What is needed → Your task is to repeat exactly the lines below between the line holding "const int mt = w >> 1;" and the line holding "const __amdgpu_buffer_rsrc_t yr = wrsrc(a.y2 + (size_t)img", inclusive, and only those.

=== Section Start ===

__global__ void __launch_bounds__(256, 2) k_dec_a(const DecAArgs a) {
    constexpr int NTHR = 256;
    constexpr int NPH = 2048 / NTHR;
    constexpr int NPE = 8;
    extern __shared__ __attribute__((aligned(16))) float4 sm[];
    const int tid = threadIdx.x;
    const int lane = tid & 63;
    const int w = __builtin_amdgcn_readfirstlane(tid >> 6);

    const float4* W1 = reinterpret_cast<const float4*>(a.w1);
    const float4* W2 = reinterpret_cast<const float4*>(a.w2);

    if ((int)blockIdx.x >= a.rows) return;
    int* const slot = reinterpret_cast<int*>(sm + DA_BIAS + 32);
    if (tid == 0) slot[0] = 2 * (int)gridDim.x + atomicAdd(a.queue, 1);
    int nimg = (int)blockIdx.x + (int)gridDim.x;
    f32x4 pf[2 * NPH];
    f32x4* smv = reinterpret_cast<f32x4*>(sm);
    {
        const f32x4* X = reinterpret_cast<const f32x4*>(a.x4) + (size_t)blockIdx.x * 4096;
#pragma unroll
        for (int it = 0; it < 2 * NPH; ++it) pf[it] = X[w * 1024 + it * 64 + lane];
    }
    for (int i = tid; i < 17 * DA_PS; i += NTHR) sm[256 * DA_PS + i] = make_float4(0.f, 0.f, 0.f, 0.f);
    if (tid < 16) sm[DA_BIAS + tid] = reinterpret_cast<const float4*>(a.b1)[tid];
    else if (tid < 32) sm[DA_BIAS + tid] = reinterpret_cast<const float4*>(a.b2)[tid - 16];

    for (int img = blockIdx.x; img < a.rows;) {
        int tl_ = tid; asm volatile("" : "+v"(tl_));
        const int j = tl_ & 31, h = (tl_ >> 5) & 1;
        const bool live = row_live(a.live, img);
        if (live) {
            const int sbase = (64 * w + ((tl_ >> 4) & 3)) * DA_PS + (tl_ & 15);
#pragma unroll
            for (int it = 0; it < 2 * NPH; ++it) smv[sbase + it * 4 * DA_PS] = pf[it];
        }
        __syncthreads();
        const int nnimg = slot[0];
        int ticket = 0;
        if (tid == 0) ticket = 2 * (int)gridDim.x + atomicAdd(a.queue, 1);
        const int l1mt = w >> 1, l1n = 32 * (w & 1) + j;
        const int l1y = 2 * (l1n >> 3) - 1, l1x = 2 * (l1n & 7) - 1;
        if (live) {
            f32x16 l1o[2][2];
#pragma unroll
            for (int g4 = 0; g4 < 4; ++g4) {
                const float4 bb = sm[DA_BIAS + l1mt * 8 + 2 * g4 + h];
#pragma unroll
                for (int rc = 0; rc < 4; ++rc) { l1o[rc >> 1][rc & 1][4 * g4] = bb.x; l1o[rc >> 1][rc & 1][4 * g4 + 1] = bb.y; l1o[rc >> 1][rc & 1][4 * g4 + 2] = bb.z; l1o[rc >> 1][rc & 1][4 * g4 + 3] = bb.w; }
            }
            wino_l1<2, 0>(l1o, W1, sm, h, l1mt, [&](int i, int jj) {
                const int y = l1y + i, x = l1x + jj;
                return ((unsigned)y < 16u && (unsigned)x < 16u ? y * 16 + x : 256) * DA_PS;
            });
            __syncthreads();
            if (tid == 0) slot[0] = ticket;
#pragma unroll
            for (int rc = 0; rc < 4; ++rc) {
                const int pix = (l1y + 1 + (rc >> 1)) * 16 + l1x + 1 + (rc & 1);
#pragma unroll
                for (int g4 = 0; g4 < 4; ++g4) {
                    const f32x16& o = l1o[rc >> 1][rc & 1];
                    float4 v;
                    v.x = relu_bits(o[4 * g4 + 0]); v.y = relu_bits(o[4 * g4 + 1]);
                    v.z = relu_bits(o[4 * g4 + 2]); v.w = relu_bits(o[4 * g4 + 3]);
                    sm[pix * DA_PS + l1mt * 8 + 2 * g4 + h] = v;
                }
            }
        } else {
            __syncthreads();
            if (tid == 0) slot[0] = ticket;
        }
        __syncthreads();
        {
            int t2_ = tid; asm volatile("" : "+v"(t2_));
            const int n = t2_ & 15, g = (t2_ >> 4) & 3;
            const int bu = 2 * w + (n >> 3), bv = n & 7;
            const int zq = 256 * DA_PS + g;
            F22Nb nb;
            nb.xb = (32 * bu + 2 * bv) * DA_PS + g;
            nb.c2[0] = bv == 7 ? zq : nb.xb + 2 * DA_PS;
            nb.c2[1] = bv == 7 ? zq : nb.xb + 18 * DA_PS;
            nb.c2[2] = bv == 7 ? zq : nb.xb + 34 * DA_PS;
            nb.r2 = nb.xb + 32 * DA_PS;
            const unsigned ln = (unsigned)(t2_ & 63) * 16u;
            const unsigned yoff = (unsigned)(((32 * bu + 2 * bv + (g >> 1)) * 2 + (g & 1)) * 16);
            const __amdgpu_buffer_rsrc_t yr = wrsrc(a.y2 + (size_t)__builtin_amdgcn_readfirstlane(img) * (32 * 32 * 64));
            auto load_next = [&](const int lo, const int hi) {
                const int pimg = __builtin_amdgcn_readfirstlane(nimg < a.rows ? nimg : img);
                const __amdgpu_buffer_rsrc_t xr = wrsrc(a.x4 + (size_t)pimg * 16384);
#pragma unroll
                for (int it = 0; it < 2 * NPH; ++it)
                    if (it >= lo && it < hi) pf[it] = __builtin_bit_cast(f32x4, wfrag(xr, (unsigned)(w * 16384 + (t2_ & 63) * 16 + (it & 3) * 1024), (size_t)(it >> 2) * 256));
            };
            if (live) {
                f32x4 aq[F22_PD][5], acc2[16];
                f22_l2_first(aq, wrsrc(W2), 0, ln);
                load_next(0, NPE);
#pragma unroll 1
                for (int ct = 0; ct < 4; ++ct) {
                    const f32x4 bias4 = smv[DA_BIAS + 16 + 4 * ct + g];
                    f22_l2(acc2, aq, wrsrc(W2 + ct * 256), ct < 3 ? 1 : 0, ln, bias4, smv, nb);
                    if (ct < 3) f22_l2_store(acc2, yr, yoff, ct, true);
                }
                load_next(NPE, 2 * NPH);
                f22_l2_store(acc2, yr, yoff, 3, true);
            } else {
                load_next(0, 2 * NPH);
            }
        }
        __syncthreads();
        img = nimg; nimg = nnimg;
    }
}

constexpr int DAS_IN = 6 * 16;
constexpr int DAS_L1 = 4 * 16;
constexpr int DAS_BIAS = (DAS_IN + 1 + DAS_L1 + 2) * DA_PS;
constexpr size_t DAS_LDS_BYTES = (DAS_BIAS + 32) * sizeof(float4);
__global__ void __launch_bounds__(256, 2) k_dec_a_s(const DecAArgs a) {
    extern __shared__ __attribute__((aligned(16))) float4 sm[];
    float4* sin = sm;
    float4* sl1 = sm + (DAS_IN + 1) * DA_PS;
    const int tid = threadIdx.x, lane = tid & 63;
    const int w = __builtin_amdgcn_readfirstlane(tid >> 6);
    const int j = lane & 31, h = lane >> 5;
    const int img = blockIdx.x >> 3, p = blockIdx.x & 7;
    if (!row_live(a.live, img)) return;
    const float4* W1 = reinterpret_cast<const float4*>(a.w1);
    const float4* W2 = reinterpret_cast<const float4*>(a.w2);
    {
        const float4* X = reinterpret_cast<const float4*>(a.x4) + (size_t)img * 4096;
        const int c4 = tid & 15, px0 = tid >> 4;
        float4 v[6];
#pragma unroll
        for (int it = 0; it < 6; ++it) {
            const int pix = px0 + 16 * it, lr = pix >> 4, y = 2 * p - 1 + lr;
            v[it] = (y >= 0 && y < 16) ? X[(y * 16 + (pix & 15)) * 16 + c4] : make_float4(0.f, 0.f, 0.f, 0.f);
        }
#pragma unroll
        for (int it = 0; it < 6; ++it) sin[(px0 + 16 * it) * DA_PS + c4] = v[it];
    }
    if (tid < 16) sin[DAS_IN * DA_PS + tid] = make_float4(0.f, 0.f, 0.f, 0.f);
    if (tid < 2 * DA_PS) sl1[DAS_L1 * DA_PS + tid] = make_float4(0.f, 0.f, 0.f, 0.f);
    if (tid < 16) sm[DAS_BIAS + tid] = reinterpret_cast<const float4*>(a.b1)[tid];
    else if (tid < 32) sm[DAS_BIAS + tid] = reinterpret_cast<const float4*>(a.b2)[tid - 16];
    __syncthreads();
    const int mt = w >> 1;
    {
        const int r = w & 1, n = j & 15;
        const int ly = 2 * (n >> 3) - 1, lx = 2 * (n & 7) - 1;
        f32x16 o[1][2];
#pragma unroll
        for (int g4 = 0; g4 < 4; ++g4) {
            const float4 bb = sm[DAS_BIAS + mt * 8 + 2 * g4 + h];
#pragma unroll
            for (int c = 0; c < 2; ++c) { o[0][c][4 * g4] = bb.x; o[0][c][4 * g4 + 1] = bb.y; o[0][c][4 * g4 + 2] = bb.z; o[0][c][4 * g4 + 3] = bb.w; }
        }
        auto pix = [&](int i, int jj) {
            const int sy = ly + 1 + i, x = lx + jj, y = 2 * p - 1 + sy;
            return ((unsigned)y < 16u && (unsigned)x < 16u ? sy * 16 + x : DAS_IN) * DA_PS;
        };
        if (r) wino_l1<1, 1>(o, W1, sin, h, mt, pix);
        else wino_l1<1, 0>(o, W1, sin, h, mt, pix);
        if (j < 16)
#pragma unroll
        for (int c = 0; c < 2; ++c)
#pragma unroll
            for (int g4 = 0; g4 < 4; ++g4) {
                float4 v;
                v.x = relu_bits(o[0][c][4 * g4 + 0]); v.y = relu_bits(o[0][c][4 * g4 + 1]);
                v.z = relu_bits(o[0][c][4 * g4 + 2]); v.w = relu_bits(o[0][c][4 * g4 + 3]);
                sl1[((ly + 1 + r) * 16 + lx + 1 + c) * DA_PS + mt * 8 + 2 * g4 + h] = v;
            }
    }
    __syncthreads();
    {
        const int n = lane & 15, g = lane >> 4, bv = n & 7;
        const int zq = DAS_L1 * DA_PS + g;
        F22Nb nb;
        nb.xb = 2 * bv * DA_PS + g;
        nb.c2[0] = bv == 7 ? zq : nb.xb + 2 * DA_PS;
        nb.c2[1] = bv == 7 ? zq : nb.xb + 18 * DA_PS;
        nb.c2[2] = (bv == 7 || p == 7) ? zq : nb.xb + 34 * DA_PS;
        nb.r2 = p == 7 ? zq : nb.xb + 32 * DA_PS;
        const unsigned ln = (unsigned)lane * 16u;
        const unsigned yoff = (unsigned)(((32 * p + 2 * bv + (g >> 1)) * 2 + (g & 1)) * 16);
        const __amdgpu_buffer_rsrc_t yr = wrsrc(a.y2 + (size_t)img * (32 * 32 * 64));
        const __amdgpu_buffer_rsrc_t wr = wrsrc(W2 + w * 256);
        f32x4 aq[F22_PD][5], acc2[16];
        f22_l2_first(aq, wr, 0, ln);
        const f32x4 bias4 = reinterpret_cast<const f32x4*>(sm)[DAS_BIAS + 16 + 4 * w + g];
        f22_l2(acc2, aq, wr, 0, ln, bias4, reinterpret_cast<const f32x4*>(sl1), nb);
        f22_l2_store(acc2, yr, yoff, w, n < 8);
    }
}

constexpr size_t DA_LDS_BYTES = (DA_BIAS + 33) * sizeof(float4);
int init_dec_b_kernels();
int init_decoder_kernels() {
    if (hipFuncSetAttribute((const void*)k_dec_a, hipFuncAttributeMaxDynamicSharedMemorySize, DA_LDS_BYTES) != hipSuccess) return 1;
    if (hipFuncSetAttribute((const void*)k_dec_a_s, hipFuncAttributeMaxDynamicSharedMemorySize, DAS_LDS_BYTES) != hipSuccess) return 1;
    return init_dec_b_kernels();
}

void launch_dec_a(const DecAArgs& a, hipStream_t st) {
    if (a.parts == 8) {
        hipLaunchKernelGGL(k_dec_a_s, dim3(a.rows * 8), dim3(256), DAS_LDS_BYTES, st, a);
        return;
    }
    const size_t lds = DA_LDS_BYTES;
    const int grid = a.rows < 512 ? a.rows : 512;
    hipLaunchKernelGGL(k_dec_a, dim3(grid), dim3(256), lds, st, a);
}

=== Section End ===
=== Section Start ===

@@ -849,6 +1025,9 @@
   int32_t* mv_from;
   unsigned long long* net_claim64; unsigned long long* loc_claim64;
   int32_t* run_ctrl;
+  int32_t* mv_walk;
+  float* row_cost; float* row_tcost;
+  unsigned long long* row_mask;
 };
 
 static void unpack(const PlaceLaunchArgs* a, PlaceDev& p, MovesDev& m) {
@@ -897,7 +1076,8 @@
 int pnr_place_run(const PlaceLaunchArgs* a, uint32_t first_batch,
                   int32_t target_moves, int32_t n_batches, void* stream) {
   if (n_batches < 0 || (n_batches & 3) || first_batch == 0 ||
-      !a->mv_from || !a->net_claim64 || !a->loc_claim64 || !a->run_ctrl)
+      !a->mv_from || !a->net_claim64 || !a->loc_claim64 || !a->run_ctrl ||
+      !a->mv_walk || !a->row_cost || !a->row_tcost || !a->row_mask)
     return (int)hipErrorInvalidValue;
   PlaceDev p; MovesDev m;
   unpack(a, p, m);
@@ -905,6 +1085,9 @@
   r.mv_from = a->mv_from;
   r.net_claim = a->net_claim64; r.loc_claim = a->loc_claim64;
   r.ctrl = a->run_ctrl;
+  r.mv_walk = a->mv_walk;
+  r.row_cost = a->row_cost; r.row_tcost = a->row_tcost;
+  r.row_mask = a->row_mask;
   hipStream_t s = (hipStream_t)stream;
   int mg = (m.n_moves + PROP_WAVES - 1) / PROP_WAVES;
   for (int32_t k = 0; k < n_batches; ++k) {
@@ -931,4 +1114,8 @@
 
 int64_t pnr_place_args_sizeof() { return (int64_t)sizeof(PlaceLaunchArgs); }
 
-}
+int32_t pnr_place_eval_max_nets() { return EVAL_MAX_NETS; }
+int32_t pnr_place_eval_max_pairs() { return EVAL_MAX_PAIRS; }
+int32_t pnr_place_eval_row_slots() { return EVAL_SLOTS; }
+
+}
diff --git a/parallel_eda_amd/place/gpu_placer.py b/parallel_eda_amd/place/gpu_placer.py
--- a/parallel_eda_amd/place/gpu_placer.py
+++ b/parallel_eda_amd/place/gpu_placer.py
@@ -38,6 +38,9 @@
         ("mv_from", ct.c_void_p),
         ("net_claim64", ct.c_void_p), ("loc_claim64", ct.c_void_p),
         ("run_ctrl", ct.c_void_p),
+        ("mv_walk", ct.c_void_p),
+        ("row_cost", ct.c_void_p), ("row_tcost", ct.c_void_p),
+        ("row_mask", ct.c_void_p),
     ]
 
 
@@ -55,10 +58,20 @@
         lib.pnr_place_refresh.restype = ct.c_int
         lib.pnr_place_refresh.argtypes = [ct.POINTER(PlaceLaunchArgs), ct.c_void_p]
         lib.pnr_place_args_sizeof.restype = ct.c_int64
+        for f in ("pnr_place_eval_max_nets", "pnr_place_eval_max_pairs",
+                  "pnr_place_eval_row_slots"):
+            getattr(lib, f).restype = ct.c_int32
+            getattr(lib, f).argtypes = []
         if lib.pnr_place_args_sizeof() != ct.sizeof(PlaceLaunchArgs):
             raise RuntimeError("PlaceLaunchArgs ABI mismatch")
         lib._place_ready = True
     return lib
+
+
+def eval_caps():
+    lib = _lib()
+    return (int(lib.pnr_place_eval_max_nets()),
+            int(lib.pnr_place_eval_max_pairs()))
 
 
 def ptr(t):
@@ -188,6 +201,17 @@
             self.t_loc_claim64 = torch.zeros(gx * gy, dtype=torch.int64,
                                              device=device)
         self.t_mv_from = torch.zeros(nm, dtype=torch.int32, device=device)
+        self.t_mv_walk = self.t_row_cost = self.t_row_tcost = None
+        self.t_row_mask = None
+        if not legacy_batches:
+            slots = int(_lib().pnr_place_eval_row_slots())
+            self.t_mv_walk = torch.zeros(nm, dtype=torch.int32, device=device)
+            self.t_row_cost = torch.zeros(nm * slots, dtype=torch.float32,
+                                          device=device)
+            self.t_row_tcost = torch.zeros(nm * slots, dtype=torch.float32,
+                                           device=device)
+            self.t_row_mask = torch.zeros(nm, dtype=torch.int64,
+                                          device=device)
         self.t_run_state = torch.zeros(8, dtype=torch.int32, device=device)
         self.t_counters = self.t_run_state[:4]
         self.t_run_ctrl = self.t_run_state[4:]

=== Section End ===

Exercise result →
    const int mt = w >> 1;
    {
        const int r = w & 1, n = j & 15;
        const int ly = 2 * (n >> 3) - 1, lx = 2 * (n & 7) - 1;
        f32x16 o[1][2];
#pragma unroll
        for (int g4 = 0; g4 < 4; ++g4) {
            const float4 bb = sm[DAS_BIAS + mt * 8 + 2 * g4 + h];
#pragma unroll
            for (int c = 0; c < 2; ++c) { o[0][c][4 * g4] = bb.x; o[0][c][4 * g4 + 1] = bb.y; o[0][c][4 * g4 + 2] = bb.z; o[0][c][4 * g4 + 3] = bb.w; }
        }
        auto pix = [&](int i, int jj) {
            const int sy = ly + 1 + i, x = lx + jj, y = 2 * p - 1 + sy;
            return ((unsigned)y < 16u && (unsigned)x < 16u ? sy * 16 + x : DAS_IN) * DA_PS;
        };
        if (r) wino_l1<1, 1>(o, W1, sin, h, mt, pix);
        else wino_l1<1, 0>(o, W1, sin, h, mt, pix);
        if (j < 16)
#pragma unroll
        for (int c = 0; c < 2; ++c)
#pragma unroll
            for (int g4 = 0; g4 < 4; ++g4) {
                float4 v;
                v.x = relu_bits(o[0][c][4 * g4 + 0]); v.y = relu_bits(o[0][c][4 * g4 + 1]);
                v.z = relu_bits(o[0][c][4 * g4 + 2]); v.w = relu_bits(o[0][c][4 * g4 + 3]);
                sl1[((ly + 1 + r) * 16 + lx + 1 + c) * DA_PS + mt * 8 + 2 * g4 + h] = v;
            }
    }
    __syncthreads();
    {
        const int n = lane & 15, g = lane >> 4, bv = n & 7;
        const int zq = DAS_L1 * DA_PS + g;
        F22Nb nb;
        nb.xb = 2 * bv * DA_PS + g;
        nb.c2[0] = bv == 7 ? zq : nb.xb + 2 * DA_PS;
        nb.c2[1] = bv == 7 ? zq : nb.xb + 18 * DA_PS;
        nb.c2[2] = (bv == 7 || p == 7) ? zq : nb.xb + 34 * DA_PS;
        nb.r2 = p == 7 ? zq : nb.xb + 32 * DA_PS;
        const unsigned ln = (unsigned)lane * 16u;
        const unsigned yoff = (unsigned)(((32 * p + 2 * bv + (g >> 1)) * 2 + (g & 1)) * 16);
        const __amdgpu_buffer_rsrc_t yr = wrsrc(a.y2 + (size_t)img * (32 * 32 * 64));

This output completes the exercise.